Integrate ntfy.sh with Docker to send alerts for specific container events, such as when a container stops unexpectedly.
# Notify on Docker container stop event
container_name="my_app"
container_status=$(docker inspect -f '{{.State.Status}}' $container_name)
if [ "$container_status" != "running" ]; then
curl -d "Alert: Docker container $container_name has stopped." ntfy.sh/docker-alerts
fi
Integrating with CI/CD Pipelines
Use ntfy.sh to notify you about the status of CI/CD pipeline stages, ensuring you stay informed about build successes or failures.
# Example GitLab CI/CD YAML snippet
stages:
- build
build_job:
stage: build
script:
- make build
after_script:
- if [ "$CI_JOB_STATUS" == "success" ]; then
curl -d "Build succeeded for commit $CI_COMMIT_SHORT_SHA." ntfy.sh/ci-cd-status;
else
curl -d "Build failed for commit $CI_COMMIT_SHORT_SHA." ntfy.sh/ci-cd-status;
fi
Notification on ssh login to server
Lets try with docker,
FROM ubuntu:16.04
RUN apt-get update && apt-get install -y openssh-server
RUN mkdir /var/run/sshd
# Set root password for SSH access (change 'your_password' to your desired password)

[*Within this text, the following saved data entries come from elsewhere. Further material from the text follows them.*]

__device__ __forceinline__ size_t ita_lstm_plane_index(int b, int k) {
  return ((size_t)(((b >> 5) * 4 + (k >> 6)) * 4 + ((k >> 4) & 3)) * 64 + ((k >> 3) & 1) * 32 + (b & 31)) * 8 + (k & 7);
}
__device__ __forceinline__ float lstm_sigmoid_fast(float x) {
  return __builtin_amdgcn_rcpf(1.0f + __builtin_amdgcn_exp2f(x * -1.44269504088896341f));
}
__device__ __forceinline__ float lstm_tanh_fast(float x) {
  return 1.0f - 2.0f * __builtin_amdgcn_rcpf(__builtin_amdgcn_exp2f(x * 2.88539008177792681f) + 1.0f);
}
struct ItaLstmHeadArgs {
  const float* part; float inv_fold_scale;
  const _Float16 *w0_hi, *w0_lo; float inv_wscale0;
  const float* bias0;
  const _Float16 *w1_hi, *w1_lo, *w2_hi, *w2_lo;
  float inv_wscale1, inv_wscale2;
  const float *bsum1, *bsum2;
  const float *desvel, *quat;
  const float *h_in, *c_in;
  float *h_out, *c_out;
  size_t lstride;
  _Float16 *p1_hi, *p1_lo, *p2_hi, *p2_lo;
  const float *fc_w, *fc_b; float* vel;
  unsigned *cnt, *err;
  int B;
  const int* slots;
};
constexpr int ITA_HEAD_CNT_STRIDE = 64;
constexpr unsigned ITA_HEAD_ERR_TIMEOUT = 1;
constexpr unsigned long long ITA_HEAD_SPIN_TICKS = 200000000ull;
__device__ __forceinline__ f16x8 ita_load_sc1_f16x8(const _Float16* base, int byte_off) {
  return __builtin_bit_cast(f16x8, __builtin_amdgcn_raw_buffer_load_b128(ita_rsrc(base), byte_off, 0, ITA_SC1));
}
__device__ __forceinline__ bool ita_head_poll(unsigned* cnt, unsigned target, unsigned* err) {
  const unsigned long long t0 = wall_clock64();
  while (__hip_atomic_load(cnt, __ATOMIC_RELAXED, __HIP_MEMORY_SCOPE_AGENT) < target) {
    if (wall_clock64() - t0 > ITA_HEAD_SPIN_TICKS) {
      __hip_atomic_fetch_or(err, ITA_HEAD_ERR_TIMEOUT, __ATOMIC_RELAXED, __HIP_MEMORY_SCOPE_AGENT);
      return false;
    }
    __builtin_amdgcn_s_sleep(2);
  }
  return true;
}
template <int NS>
__global__ __launch_bounds__(256, 2) void ita_lstm_head_kernel(const ItaLstmHeadArgs a) {
  __shared__ __attribute__((aligned(16))) float big[32 * 132 + 32 * 36];
  __shared__ __attribute__((aligned(16))) f16x8 hin[2][2][4][2][64];
  __shared__ __attribute__((aligned(16))) _Float16 pub[2][32][8];
  __shared__ unsigned flag;
  float (*hs)[132] = (float (*)[132])big;
  float (*pt)[36] = (float (*)[36])(big + 32 * 132);
  float (*part)[16][64] = (float (*)[16][64])big;
  const int tid = threadIdx.x, lane = tid & 63, wave = __builtin_amdgcn_readfirstlane(tid >> 6);
  const int ft = blockIdx.x >> 4, ut = blockIdx.x & 15, f0 = ft * 32;
  const int r = lane & 31, h = lane >> 5;
  const int B = a.B;
  const int ef = tid >> 3, eu = tid & 7;
  int rh[4], rb0 = min(f0 + r, B - 1), reb = min(f0 + ef, B - 1);
#pragma unroll
  for (int i = 0; i < 4; ++i) rh[i] = min(f0 + 2 * (4 * wave + i) + h, B - 1);
  if (a.slots) {
#pragma unroll
    for (int i = 0; i < 4; ++i) rh[i] = a.slots[rh[i]];
    rb0 = a.slots[rb0];
    reb = a.slots[reb];
  }

  f32x4 pz[NS];
#pragma unroll
  for (int z = 0; z < NS; ++z)
    pz[z] = *(const f32x4*)(a.part + ((size_t)z * B + min(f0 + 8 * wave + (lane >> 3), B - 1)) * 512 + ut * 32 + 4 * (lane & 7));
  f32x4 hv[4];
#pragma unroll
  for (int i = 0; i < 4; ++i) hv[i] = *(const f32x4*)(a.h_in + (size_t)rh[i] * 128 + 4 * r);
  const int b0 = f0 + r, u0 = ut * 8 + 4 * h;
  const size_t sb0 = (size_t)rb0;
  if (wave >= 2) {
    f32x4 hx[2][4][2];
#pragma unroll
    for (int l = 0; l < 2; ++l)
#pragma unroll
      for (int s = 0; s < 4; ++s) {
        const float* src = a.h_in + (l + 1) * a.lstride + sb0 * 128 + 64 * (wave - 2) + 16 * s + 8 * h;
        hx[l][s][0] = *(const f32x4*)src;
        hx[l][s][1] = *(const f32x4*)(src + 4);
      }
    __builtin_amdgcn_sched_barrier(0);
#pragma unroll
    for (int l = 0; l < 2; ++l)
#pragma unroll
      for (int s = 0; s < 4; ++s) {
        f16x8 xh, xl;
#pragma unroll
        for (int j = 0; j < 8; ++j) {
          _Float16 hi, lo;
          split_f16(hx[l][s][j >> 2][j & 3], hi, lo);
          xh[j] = hi;
          xl[j] = lo;
        }
        hin[l][wave - 2][s][0][lane] = xh;
        hin[l][wave - 2][s][1][lane] = xl;
      }
  }
  f16x8 wh[9], wl[9];
  f32x4 q = {0.0f, 0.0f, 0.0f, 0.0f}, ci0 = {0.0f, 0.0f, 0.0f, 0.0f}, bz[4];
  float dv = 0.0f;
  if (wave == 0) {
    const _Float16* wfr_hi = a.w0_hi + ((size_t)ut * 9 * 64 + lane) * 8;
    const _Float16* wfr_lo = a.w0_lo + ((size_t)ut * 9 * 64 + lane) * 8;
#pragma unroll
    for (int s = 0; s < 9; ++s) {
      wh[s] = *(const f16x8*)(wfr_hi + s * 512);
      wl[s] = *(const f16x8*)(wfr_lo + s * 512);
    }
    const int bc = min(b0, B - 1);
    q = *(const f32x4*)(a.quat + (size_t)bc * 4);
    dv = a.desvel[bc];
    ci0 = *(const f32x4*)(a.c_in + sb0 * 128 + u0);
#pragma unroll
    for (int gt = 0; gt < 4; ++gt) bz[gt] = *(const f32x4*)(a.bias0 + gt * 128 + u0);
  }
  const size_t wo = ((size_t)((ut * 4 + wave) * 4) * 64 + lane) * 8;
  f16x8 w1h[4], w1l[4];
#pragma unroll
  for (int s = 0; s < 4; ++s) {
    w1h[s] = *(const f16x8*)(a.w1_hi + wo + 512 * s);
    w1l[s] = *(const f16x8*)(a.w1_lo + wo + 512 * s);
  }
  const int eb = f0 + ef, un = ut * 8 + eu;
  const size_t esb = (size_t)reb;
  const float c1_prev = a.c_in[a.lstride + esb * 128 + un], c2_prev = a.c_in[2 * a.lstride + esb * 128 + un];
  float bs1[4], bs2[4];
#pragma unroll
  for (int gt = 0; gt < 4; ++gt) {
    bs1[gt] = a.bsum1[gt * 128 + un];
    bs2[gt] = a.bsum2[gt * 128 + un];
  }
  __builtin_amdgcn_sched_barrier(0);
  {
    f32x4 ps = pz[0];
#pragma unroll
    for (int z = 1; z < NS; ++z) ps += pz[z];
    *(f32x4*)&pt[8 * wave + (lane >> 3)][4 * (lane & 7)] = ps;
  }
#pragma unroll
  for (int i = 0; i < 4; ++i) *(f32x4*)&hs[2 * (4 * wave + i) + h][4 * r] = hv[i];
  __syncthreads();

  f32x4 hn0 = {0.0f, 0.0f, 0.0f, 0.0f};
  if (wave == 0) {
    f32x16 acc;
#pragma unroll
    for (int e = 0; e < 16; ++e) acc[e] = 0.0f;
    f32x4 xlast0 = {0.0f, 0.0f, 0.0f, 0.0f};
    float xlast1 = 0.0f;
    if (h == 0) {
      xlast0 = (f32x4){dv / 10.0f, q.x, q.y, q.z};
      xlast1 = q.w;
    }
#pragma unroll
    for (int s = 0; s < 9; ++s) {
      f32x4 x0 = xlast0, x1 = {xlast1, 0.0f, 0.0f, 0.0f};
      if (s < 8) {
        x0 = *(const f32x4*)&hs[r][16 * s + 8 * h];
        x1 = *(const f32x4*)&hs[r][16 * s + 8 * h + 4];
      }
      f16x8 xh, xl;
#pragma unroll
      for (int j = 0; j < 8; ++j) {
        const float x = j < 4 ? x0[j & 3] : x1[j & 3];
        const _Float16 hi = (_Float16)x;
        xh[j] = hi;
        xl[j] = (_Float16)(x - (float)hi);
      }
      acc = __builtin_amdgcn_mfma_f32_32x32x16_f16(wl[s], xh, acc, 0, 0, 0);
      acc = __builtin_amdgcn_mfma_f32_32x32x16_f16(wh[s], xl, acc, 0, 0, 0);
      acc = __builtin_amdgcn_mfma_f32_32x32x16_f16(wh[s], xh, acc, 0, 0, 0);
    }
    f32x4 cn;
#pragma unroll
    for (int q = 0; q < 4; ++q) {
      float g[4];
#pragma unroll
      for (int gt = 0; gt < 4; ++gt)
        g[gt] = (pt[r][gt * 8 + 4 * h + q] * a.inv_fold_scale + acc[4 * gt + q] * a.inv_wscale0) + bz[gt][q];
      const float ig = lstm_sigmoid_fast(g[0]), fg = lstm_sigmoid_fast(g[1]), cg = lstm_tanh_fast(g[2]), og = lstm_sigmoid_fast(g[3]);
      const float c = fmaf(fg, ci0[q], ig * cg);
      cn[q] = c;
      hn0[q] = og * lstm_tanh_fast(c);
    }
    if (b0 < B) *(f32x4*)(a.c_out + sb0 * 128 + u0) = cn;
    f16x4 x_hi, x_lo;
#pragma unroll
    for (int q = 0; q < 4; ++q) {
      _Float16 x, y;
      split_f16(hn0[q], x, y); x_hi[q] = x; x_lo[q] = y;
    }
    const int o0 = (int)ita_lstm_plane_index(b0, u0) * 2;
    __builtin_amdgcn_raw_buffer_store_b64(__builtin_bit_cast(u32x2, x_hi), ita_rsrc(a.p1_hi), o0, 0, ITA_SC1);
    __builtin_amdgcn_raw_buffer_store_b64(__builtin_bit_cast(u32x2, x_lo), ita_rsrc(a.p1_lo), o0, 0, ITA_SC1);
  }
  asm volatile("s_waitcnt vmcnt(0)" ::: "memory");
  __syncthreads();
  if (tid == 0) __hip_atomic_fetch_add(a.cnt + ft * ITA_HEAD_CNT_STRIDE, 1u, __ATOMIC_RELAXED, __HIP_MEMORY_SCOPE_AGENT);
  f16x8 w2h[4], w2l[4];
#pragma unroll
  for (int s = 0; s < 4; ++s) {
    w2h[s] = *(const f16x8*)(a.w2_hi + wo + 512 * s);
    w2l[s] = *(const f16x8*)(a.w2_lo + wo + 512 * s);
  }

RUN echo 'root:password' | chpasswd
RUN sed -i 's/PermitRootLogin prohibit-password/PermitRootLogin yes/' /etc/ssh/sshd_config
RUN sed 's@session\s*required\s*pam_loginuid.so@session optional pam_loginuid.so@g' -i /etc/pam.d/sshd
COPY ntfy-ssh.sh /usr/bin/ntfy-ssh.sh
RUN chmod +x /usr/bin/ntfy-ssh.sh
RUN echo "session optional pam_exec.so /usr/bin/ntfy-ssh.sh" >> /etc/pam.d/sshd
RUN apt-get -y update; apt-get -y install curl
EXPOSE 22
CMD ["/usr/sbin/sshd", "-D"]
script to send notification,
#!/bin/bash
if [ "${PAM_TYPE}" = "open_session" ]; then
echo "here"
curl \
-H prio:high \
-H tags:warning \
-d "SSH login: ${PAM_USER} from ${PAM_RHOST}" \
ntfy.sh/syed-alerts
fi
With ntfy.sh as an integral part of daily operations, Alex found a renewed sense of balance and control. The once overwhelming chaos of notifications was now a manageable stream of valuable information.
As Alex reflected on the journey, it was clear that ntfy.sh had transformed not just the way notifications were managed, but also the overall approach to system administration.
In a world full of noise, ntfy.sh had provided a clear and effective way to stay informed without distractions. For Alex, it was more than just a tool—it was a new way of managing systems efficiently.